Barber Shop
by Charles Keortge (2011)
The town barber shop has long been know as a place to swap stories and to light-heartedly complain.. Two years ago after moving to a different house I found myself still in need of a new barber. I set about looking for a new person who could meet or exceed the minimum standards that I had set.
I tried a franchise shop. Hair Choppers, or something like that. I think I went three times. It was operated by young women with pink and purple hair who, in less than five minutes turned me around and pushed me out the door.
I saw what I thought was a more traditional place but when I finally found him open I also found him basically disinterested in cutting hair. Just as the soldiers from WWII whose photos hung on his walls were now disinterested in fighting a war. Who could blame him after 60 years?
My hair got long and I kept up the search. Then I found Get a Hair Cut. Where are you going? I’m going to Get a Hair Cut. It took me a while to catch on. The first time I went was in October and I found it decorated in rubber heads with plenty of fake blood. But I got a good hair cut at a fair price and so I returned. I tried all of the three barbers and I settled on the tall one with the pony tail and tattoos. He is one of the nicest barbers I have ever been barbered by. He is pleasant, intelligent, knows how to listen, and knows how to talk. He has to be excused for not using a razor but then no one does with AIDS lurking around the slightest scratch..
I always wait for him even it means 20 minutes extra. I tip him more than most. I enjoy my time. Read a few magazines and listen.
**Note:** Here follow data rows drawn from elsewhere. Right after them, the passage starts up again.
template <bool NET, bool G64>
__global__ void __launch_bounds__(32, GS_TICK_MINBLOCKS) gs_tick2_kernel(SimDev *sims, int nsims, long long max_ticks, int smem_stride) {
  extern __shared__ __align__(16) unsigned char smem_raw[];
  typedef MaskOps<G64> MO;
  typedef typename MO::T MaskT;
  unsigned lane_u;
  asm volatile("mov.u32 %0, %%laneid;" : "=r"(lane_u));
  const int lane = (int)lane_u;
  const int sim = blockIdx.x;
  if (sim >= nsims) return;
  SimDev &S = sims[sim];
  if (S.done || S.status != 0 || S.policy != GS_SCHED_FIFO || (S.netcost != 0) != NET || (S.G > 32) != G64) return;

  const int M = S.M, G = S.G, n = S.n;
  unsigned sb_busy = (unsigned)__cvta_generic_to_shared(smem_raw);
  asm volatile("" : "+r"(sb_busy));
  unsigned sb_kk = sb_busy + 8u * (unsigned)M;
  asm volatile("" : "+r"(sb_kk));
  const unsigned sb_stk = sb_kk + 4u * (unsigned)(M + (M & 1));
#define BUSY_A(nd_) (sb_busy + 8u * (unsigned)(nd_))
#define KK_A(nd_) (sb_kk + 4u * (unsigned)(nd_))
#define STK_A(i_) (sb_stk + 8u * (unsigned)((i_) & (SCACHE - 1)))

  const JobIn *__restrict__ jobs = S.jobs;
  int *jstart = S.jstart;
  JobState2 *jst = S.jst2;
  int2 *stack = reinterpret_cast<int2 *>(S.stack);
  int *fin = S.fin, *whead = S.wheel_head;
  long long *wmem = S.wheel_mem;
  typedef typename MO::Span SpanT;
  SpanT *spans = reinterpret_cast<SpanT *>(S.spans);
  int2 *rowA = reinterpret_cast<int2 *>(S.evrows), *rowB = reinterpret_cast<int2 *>(S.qrows);
  int2 *nodeev = reinterpret_cast<int2 *>(S.nodeev);
  __builtin_assume(__isGlobal(jobs)); __builtin_assume(__isGlobal(jstart)); __builtin_assume(__isGlobal(jst));
  __builtin_assume(__isGlobal(stack)); __builtin_assume(__isGlobal(fin)); __builtin_assume(__isGlobal(whead));
  __builtin_assume(__isGlobal(wmem)); __builtin_assume(__isGlobal(spans)); __builtin_assume(__isGlobal(rowA));
  __builtin_assume(__isGlobal(rowB)); __builtin_assume(__isGlobal(nodeev));
  const int wmask = S.wheel_mask;
  const long long cap_bytes = S.cap_bytes, fit_limit = S.fit_limit;
  const int span_cap = (int)(S.span_cap > 0x7fffffffLL ? 0x7fffffffLL : S.span_cap);
  MaskT gmask = (G >= (int)(8 * sizeof(MaskT))) ? ~(MaskT)0 : (((MaskT)1 << G) - (MaskT)1);
  if constexpr (G64) asm volatile("" : "+l"(gmask));
  else asm volatile("" : "+r"(gmask));

  int delta = S.delta, p = S.p, top = S.top, running = S.running, finished = S.finished;
  int ever = S.ever, busy_gpus = S.busy_gpus, status = 0, blocked = S.blocked;
  int span_used = (int)S.span_used;
  long long mem_busy = S.mem_busy, sum_arr = S.sum_arr, evals = S.evals;
  const int delta0 = delta;
  const int capA = (int)(S.rows_cap > 0x7fffffffLL ? 0x7fffffffLL : S.rows_cap);
  const int capB = (int)(S.qrows_cap > 0x7fffffffLL ? 0x7fffffffLL : S.qrows_cap);
  int na = 0, nb = 0, nne = 0;
  int ever_rec = -1;
  long long budget_ll = max_ticks > 0 ? max_ticks : 0x7fffffffLL;
  if (budget_ll > 0x7fffffffLL - delta - 2) budget_ll = 0x7fffffffLL - delta - 2;
  const int t_end = delta + (int)(budget_ll > 0 ? budget_ll : 0);

  if (S.need_init) {
    const int K = S.K;
    for (int i = lane; i < M; i += 32) { sts64(BUSY_A(i), 0ull); sts32(KK_A(i), (unsigned)G | ((unsigned)K << 16)); }
    for (int i = lane; i <= wmask; i += 32) { whead[i] = -1; wmem[i] = 0; }
  } else {
    const int K = S.K;
    for (int i = lane; i < M; i += 32) {
      const unsigned long long bz = S.nbusy[i];
      const unsigned kv = (unsigned)S.nk[i];
      sts64(BUSY_A(i), bz);
      sts32(KK_A(i), (unsigned)(G - __popcll(bz)) | ((kv & EVER_BIT) ? 0x100u : 0u) | ((unsigned)(K - (int)(kv & ~EVER_BIT)) << 16));
    }
  }
  int scount = top;
  for (int i = max(scount - SCACHE, 0) + lane; i < scount; i += 32) stsv2(STK_A(i), stack[i]);
  int cache_lo = max(scount - SCACHE, 0);
  int bottom_arr = (top > 0) ? stack[0].y : 0;
  __syncwarp();

  int wbase = p & ~31;
  int warr = GS_INF, wpk = 1 | (1 << 24), wneed = 1, wps = 0;
  long long wmemc = 0;
  double wdur = 0.0;
#define LOAD_WINDOW()                                                                         \
  do {                                                                                        \
    warr = GS_INF;                                                                            \
    if (wbase + lane < n) {                                                                   \
      JobIn r_;                                                                               \
      {                                                                                       \
        const int4 *src_ = reinterpret_cast<const int4 *>(&jobs[wbase + lane]);               \
        const int4 v0_ = __ldcs(src_), v1_ = __ldcs(src_ + 1);             \
        r_.arrive = v0_.x; r_.gpus = v0_.y; r_.gpc = v0_.z; r_.ps = v0_.w;                     \
        r_.memb = (long long)(((unsigned long long)(unsigned)v1_.y << 32) | (unsigned)v1_.x); \
        r_.dur = __hiloint2double(v1_.w, v1_.z);                                              \
      }                                                                                       \
      warr = r_.arrive; wpk = r_.gpus | (r_.gpc << 24);                                       \
      wneed = need_of(r_.dur); if (!(r_.memb < fit_limit)) wneed = -wneed;                    \
      wmemc = (long long)r_.gpus * (r_.memb < cap_bytes ? r_.memb : cap_bytes);               \
      if (NET) { wdur = r_.dur; wps = r_.ps; }                                                \
    }                                                                                         \
  } while (0)
  LOAD_WINDOW();
  int next_arr = GS_INF;
  if (p < n) next_arr = __shfl_sync(FULL, warr, p - wbase);

  bool hvalid = false;
  int hjob = -1, harr = 0, hpk = 1 | (1 << 24), hneed = 1, hps = 0;
  long long hmemc = 0;
  double hdur = 0.0;
#define HEAD_FROM_WINDOW(src_)                                                                \
  do {                                                                                        \
    hpk = __shfl_sync(FULL, wpk, (src_)); hneed = __shfl_sync(FULL, wneed, (src_));           \
    hmemc = __shfl_sync(FULL, wmemc, (src_));                                                 \
    if (NET) { hdur = __longlong_as_double(__shfl_sync(FULL, __double_as_longlong(wdur), (src_))); hps = __shfl_sync(FULL, wps, (src_)); } \
  } while (0)

  int next_fin = GS_INF, nf_head = -1;
  JobState2 nf_js; nf_js.next = -1; nf_js.where = 0; nf_js.mask0 = 0ull;
  if (running > 0) {
    int base = delta + 1;
    while (true) {
      const int ph = whead[(base + lane) & wmask];
      const unsigned b = __ballot_sync(FULL, ph >= 0);
      if (b) { const int pos = __ffs(b) - 1; next_fin = base + pos; nf_head = __shfl_sync(FULL, ph, pos); break; }
      base += 32;
    }
    nf_js = jst[nf_head];
  }

  bool done = (n == 0);
  bool force = true;

  while (!done && status == 0) {
    if (na >= capA || nb >= capB) break;
    if (!force && (top == 0 || blocked)) {
      const int t_next = min(next_arr, next_fin - 1);
      if (t_next > delta) {
        const int t_to = min(t_next, t_end);
        if (blocked) evals += (long long)(t_to - delta) * M;
        delta = t_to;
      }
    }
    if (delta >= t_end) break;
    bool changed = force;
    force = false;
    if (next_arr <= delta) {
      int cnt = 0, q = p;
      while (true) {
        const int idx = wbase + lane;
        const unsigned b = __ballot_sync(FULL, idx >= q && warr <= delta);
        const int c = __popc(b);
        if (c > 0 && cnt == 0) {
          if (hvalid) {
            const int2 e = make_int2(hjob, harr);
            stack[scount] = e; stsv2(STK_A(scount), e);
            scount += 1;
          }
          HEAD_FROM_WINDOW(p - wbase);
        }
        cnt += c; q += c;
// ... 12 lines not shown
        if (scount - cache_lo > SCACHE) cache_lo = scount - SCACHE;
        if (top == 0) bottom_arr = delta;
        hjob = p; harr = delta; hvalid = true;
        top += cnt; p += cnt;
        sum_arr += (long long)cnt * delta;
        blocked = 0; changed = true;
        __syncwarp();
      }
      next_arr = GS_INF;
      if (p < n) next_arr = __shfl_sync(FULL, warr, p - wbase);
    }
    if (top > 0 && blocked) evals += M;
    if (top > 0 && !blocked) {
      if (!hvalid) {
        int2 e;
        if (scount - 1 >= cache_lo) e = ldsv2(STK_A(scount - 1));
        else e = stack[scount - 1];
        scount -= 1;
        if (cache_lo > scount) cache_lo = scount;
        hjob = e.x; harr = e.y; hvalid = true;
        if (hjob >= wbase && hjob < wbase + 32) {
          HEAD_FROM_WINDOW(hjob - wbase);
        } else {
          const JobIn jr = jobs[hjob];
          hpk = jr.gpus | (jr.gpc << 24);
          hneed = need_of(jr.dur); if (!(jr.memb < fit_limit)) hneed = -hneed;
          hmemc = (long long)jr.gpus * (jr.memb < cap_bytes ? jr.memb : cap_bytes);
          if (NET) { hdur = jr.dur; hps = jr.ps; }
        }
      }
      const int hg = hpk & 0xffffff, hgpc = (int)((unsigned)hpk >> 24);
      const int htasks = hgpc == 1 ? hg : hg / hgpc;
      const bool placeable = hneed > 0;
      int pre_bk = 0, pre_head = -1;
      long long pre_wm = 0;
      if (!NET && placeable) {
        pre_bk = (delta + min(hneed, wmask)) & wmask;
        pre_head = whead[pre_bk];
        pre_wm = wmem[pre_bk];
      }
      bool ok = false;
      int nspans = 0, where = 0;
      const int span_first = span_used;
      unsigned long long mask0 = 0;
      if (hg <= G) {
        int found = -1;
        for (int base = 0; base < M; base += 32) {
          const int nd = base + lane;
          bool fit = false;
          if (nd < M) {
            const unsigned mt = lds32(KK_A(nd));
            fit = (int)(mt & 0xffu) >= hg && (int)(mt >> 16) >= htasks;
          }
          if (!placeable) {
            if (fit) sts32(KK_A(nd), lds32(KK_A(nd)) - ((unsigned)htasks << 16));
            continue;
          }
          const unsigned b = __ballot_sync(FULL, fit);
          if (b) { found = base + __ffs(b) - 1; break; }
        }
        if (found >= 0 && span_used + 1 > span_cap) { status = GS_ERR_CAPACITY; found = -1; }
        if (found >= 0) {
          ok = true; nspans = 1;
          const MaskT bz = MO::ld(BUSY_A(found));
          const MaskT take = take_lowest<MaskT>(~bz & gmask, hg);
          const unsigned kv = lds32(KK_A(found));
          MO::st(BUSY_A(found), bz | take);
          sts32(KK_A(found), (kv - (unsigned)hg - ((unsigned)htasks << 16)) | 0x100u);
          MO::st_span(&spans[span_first], MO::make_span(found, htasks, true, take));
          mask0 = take;
          where = found | ((htasks - 1) << 20);
          ever += (kv & 0x100u) ? 0 : 1;
          evals += found + 1;
        } else {
          evals += M;
        }
      } else {
// ... 11 lines not shown
            if (nd < M) { const unsigned mt = lds32(KK_A(nd)); if (meta_cap(mt, hgpc) > 0) sts32(KK_A(nd), mt - (1u << 16)); }
          }
        }
        if (last_base >= 0 && (long long)span_used + min(htasks, M) > (long long)span_cap) { status = GS_ERR_CAPACITY; last_base = -1; }
        if (last_base >= 0) {
          ok = true;
          int rem = htasks, last_node = 0;
          for (int base = 0; base <= last_base; base += 32) {
            const int nd = base + lane;
            const unsigned kv = (nd < M) ? lds32(KK_A(nd)) : 0u;
            const int c = meta_cap(kv, hgpc);
            int incl = c;
            #pragma unroll
            for (int o = 1; o < 32; o <<= 1) { const int v = __shfl_up_sync(FULL, incl, o); if (lane >= o) incl += v; }
            const int take = min(c, max(rem - (incl - c), 0));
            const unsigned tb = __ballot_sync(FULL, take > 0);
            bool fresh = false;
            if (take > 0) {
              const MaskT bz = MO::ld(BUSY_A(nd));
              const MaskT tk = take_lowest<MaskT>(~bz & gmask, take * hgpc);
              MO::st(BUSY_A(nd), bz | tk);
              sts32(KK_A(nd), (kv - (unsigned)(take * hgpc) - ((unsigned)take << 16)) | 0x100u);
              fresh = !(kv & 0x100u);
              const int slot = nspans + __popc(tb & ((1u << lane) - 1u));
              MO::st_span(&spans[span_first + slot], MO::make_span(nd, take, slot == 0, tk));
            }
            ever += __popc(__ballot_sync(FULL, fresh));
            if (tb) last_node = base + 31 - __clz(tb);
            nspans += __popc(tb);
            const int tot = __shfl_sync(FULL, incl, 31);
            rem -= min(rem, tot);
          }
          where = (int)0x80000000 | span_first;
          mask0 = (unsigned long long)(unsigned)nspans | ((unsigned long long)(unsigned)hg << 32);
          evals += last_node + 1;
          __syncwarp();
        } else {
          evals += M;
          __syncwarp();
        }
      }
      if (ok) {
        const int j = hjob;
        int need = hneed;
        if (NET) {
          double dur2 = hdur;
          if (hps > 1) {
            const double mps = __ddiv_rn(S.model_mb[j], S.bandwidth);
            const double nis = __dmul_rn((double)nspans, S.latency);
            const double rt = __dmul_rn(S.iters[j], 2.0);
            dur2 = __dadd_rn(hdur, __dmul_rn(__dadd_rn(mps, nis), rt));
          }
          const double eff = dur2 > hdur ? dur2 : hdur;
          need = need_of(eff);
          S.dur2[j] = dur2;
        }
        if (need > wmask) { status = GS_ERR_ARG; need = wmask; }
        const int endt = delta + need;
        const int bk = endt & wmask;
        span_used += nspans;
        JobState2 js; js.where = where; js.mask0 = mask0; js.next = -1;
        if (endt < next_fin) { next_fin = endt; nf_head = j; nf_js = js; }
        else if (endt == next_fin) { js.next = nf_head; nf_head = j; nf_js = js; }
        else js.next = NET ? whead[bk] : pre_head;
        const long long wm = NET ? wmem[bk] : pre_wm;
        whead[bk] = j;
        wmem[bk] = wm + hmemc;
        *reinterpret_cast<int4 *>(&jst[j]) = *reinterpret_cast<const int4 *>(&js);
        __stcs(&jstart[j], delta);
        top -= 1;
        sum_arr -= harr;
        running += 1;
        busy_gpus += hg;
        mem_busy += hmemc;
        hvalid = false; changed = true;
      } else if (placeable) {
        blocked = 1;
      }
    }
    const int now = delta + 1;
    if (next_fin == now) {
      const int sl = now & wmask;
      int ph = whead[(now + 1 + lane) & wmask];
      const long long wm = wmem[sl];
      int h = nf_head;
      JobState2 js = nf_js;
      const int f0 = finished;
      int c = 0;
      while (true) {
        if (js.where >= 0) {
          const int nd = js.where & 0xfffff, nt = ((js.where >> 20) & 63) + 1;
          const int gp = __popcll(js.mask0);
          const MaskT bz = MO::ld(BUSY_A(nd));
          const unsigned kv = lds32(KK_A(nd));
          MO::st(BUSY_A(nd), bz & ~(MaskT)js.mask0);
          sts32(KK_A(nd), kv + (unsigned)gp + ((unsigned)nt << 16));
          busy_gpus -= gp;
        } else {
          const int first = js.where & 0x7fffffff, scnt = (int)(unsigned)(js.mask0 & 0xffffffffull);
          for (int i = lane; i < scnt; i += 32) {
            const SpanT sp = spans[first + i];
            const int snd = MO::span_node(sp);
            const MaskT smk = MO::span_mask(sp);
            MO::st(BUSY_A(snd), MO::ld(BUSY_A(snd)) & ~smk);
            sts32(KK_A(snd), lds32(KK_A(snd)) + (unsigned)MO::popc(smk) + ((unsigned)MO::span_ntasks(sp) << 16));
          }
          busy_gpus -= (int)(unsigned)(js.mask0 >> 32);
          __syncwarp();
        }
        fin[f0 + c] = h;
        c += 1;
        h = js.next;
        if (h < 0) break;
        js = jst[h];
      }
      finished += c; running -= c;
      mem_busy -= wm;
      whead[sl] = -1; wmem[sl] = 0;
      if (c >= 2) {
        for (int i = lane; i < (c >> 1); i += 32) { const int a = fin[f0 + i], b2 = fin[f0 + c - 1 - i]; fin[f0 + i] = b2; fin[f0 + c - 1 - i] = a; }
        __syncwarp();
      }
      next_fin = GS_INF; nf_head = -1;
      if (running > 0) {
        int base = now + 1;
        while (true) {
          const unsigned b = __ballot_sync(FULL, ph >= 0);
          if (b) { const int pos = __ffs(b) - 1; next_fin = base + pos; nf_head = __shfl_sync(FULL, ph, pos); break; }
          base += 32;
          ph = whead[(base + lane) & wmask];
        }
        nf_js = jst[nf_head];
      }
      blocked = 0; changed = true;
    }
    if (changed) {
      if (top > 0) {
        const int ilo = top - 1 - ((top - 1) >> 1), ihi = top - 1 - (top >> 1);
        int a_lo, a_hi;
        if (hvalid && ilo == top - 1) a_lo = harr;
        else a_lo = ilo >= cache_lo ? ldsv2(STK_A(ilo)).y : stack[ilo].y;
        if (hvalid && ihi == top - 1) a_hi = harr;
        else a_hi = ihi >= cache_lo ? ldsv2(STK_A(ihi)).y : stack[ihi].y;
        {
          int2 *qb = rowB + 3 * nb;
          __stcs(qb, make_int2(now, bottom_arr));
          __stcs(qb + 1, make_int2(a_lo, a_hi));
          __stcs(qb + 2, make_int2((int)(sum_arr & 0xffffffffLL), (int)(sum_arr >> 32)));
        }
        nb += 1;
      }
      if (ever != ever_rec) { __stcs(&nodeev[nne], make_int2(now, ever)); nne += 1; ever_rec = ever; }
      {
        int2 *ab = rowA + 3 * na;
        __stcs(ab, make_int2(now, top));
        __stcs(ab + 1, make_int2(finished, busy_gpus | (running << 16)));
        __stcs(ab + 2, make_int2((int)(mem_busy & 0xffffffffLL), (int)(mem_busy >> 32)));
      }
      na += 1;
    }
    delta = now;
    done = (n - p) + running == 0;
  }
#undef LOAD_WINDOW
#undef HEAD_FROM_WINDOW

  __syncwarp();
  if (hvalid) { if (lane == 0) stack[scount] = make_int2(hjob, harr); scount += 1; }
  __syncwarp();
  for (int i = lane; i < scount; i += 32) jstart[stack[i].x] = -1;
  {
    const int K = S.K;
    for (int i = lane; i < M; i += 32) {
      const unsigned mt = lds32(KK_A(i));
      S.nbusy[i] = (unsigned long long)MO::ld(BUSY_A(i));
      S.nk[i] = (int)((unsigned)(K - (int)(mt >> 16)) | ((mt & 0x100u) ? EVER_BIT : 0u));
    }
  }
  if (lane == 0) {
    S.delta = delta; S.p = p; S.top = top; S.running = running; S.finished = finished;
    S.ever = ever; S.busy_gpus = busy_gpus; S.mem_busy = mem_busy; S.sum_arr = sum_arr;
    S.span_used = span_used; S.started = (long long)finished + running;
    S.events = (long long)p + finished + running + finished; S.evals = evals;
    S.ticks = delta; S.row_first = delta0; S.nev = na; S.nq = nb; S.nne = nne; S.blocked = blocked;
    S.done = done ? 1 : 0; S.status = status; S.need_init = 0;
  }
#undef BUSY_A
#undef KK_A
#undef STK_A
}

Today was my day at the barber shop
When I arrived the place was full. The three barber chairs were humming and clipping. The waiting customers wondering if they would get called in the order they had arrived. I did what I usually do. I found a chair next to the magazine rack and looked for something to read. To my left was a young woman with sun glasses who didn’t look up. On my far left was a man I really didn’t notice.
But then it all changed.
The barber chair to my right finished with a little boy and the fellow on the left who had been on deck was up to bat. As he moved toward his appointed place I couldn’t help but notice that he was a thin young man who seemed to be stripped of his muscles and that he was pushing a walker. He climbed up in the chair and the woman manning the station
listened while she went to work.
In a few minutes he was telling her, and that meant all of us in that small shop, about how he had found out that he had Lou Gerhig’s disease, amyotrophic lateral sclerosis. He moved chronologically from when he first had trouble moving and how he fell out of the bed of his pick up truck and finally went to the doctor and ended up in a research hospital and that he had about six months to live and that he had a wife and children. He joked about how he had a celebrity’s disease but was no celebrity. I had left my cap in the car and so he glanced at me and commented that he would much rather be bald than to have ALS. I tried to smile back and said that I agreed. It was a weak smile. He made his way down from the big chair and walked his walker out the door. His neighbor who had provided transportation stayed behind and told the barber that his friend was not expected live much more than two months.
The barber, who suddenly realized that she was one of the main actors in this drama, playing to a small audience, explained to us that we had missed Act One and that the young woman who had been sitting next to me, whose boy was in the chair immediately before the walker man, had given her a $20 bill in a shop where only $10 is required. Peering from behind her big dark glasses the mother had thanked the barber for her patience with her young son and that the hair cut she gave was for the boy to wear to his daddy’s funeral tomorrow. She had been crying throughout her son’s hair cut.
What I didn’t say was that I thought I knew the identity of the deceased father, a young man whose obit I had read in yesterday’s newspaper. The cause of death was not given. Later in the day someone had called me and told me about it and said that he was told it was a death by suicide by hanging.
Then it was my turn to step up. I patiently waited while my barber swept the floor and cleaned the chair and at last gave me a welcoming smile. We chatted about the guitars hanging on the walls and how he thought they were like art even though he was a drummer. I said that I liked guitar music, especially acoustical. He gave me a mirror and I complimented his work and gave him the usual tip.
It had been my day at the barber shop.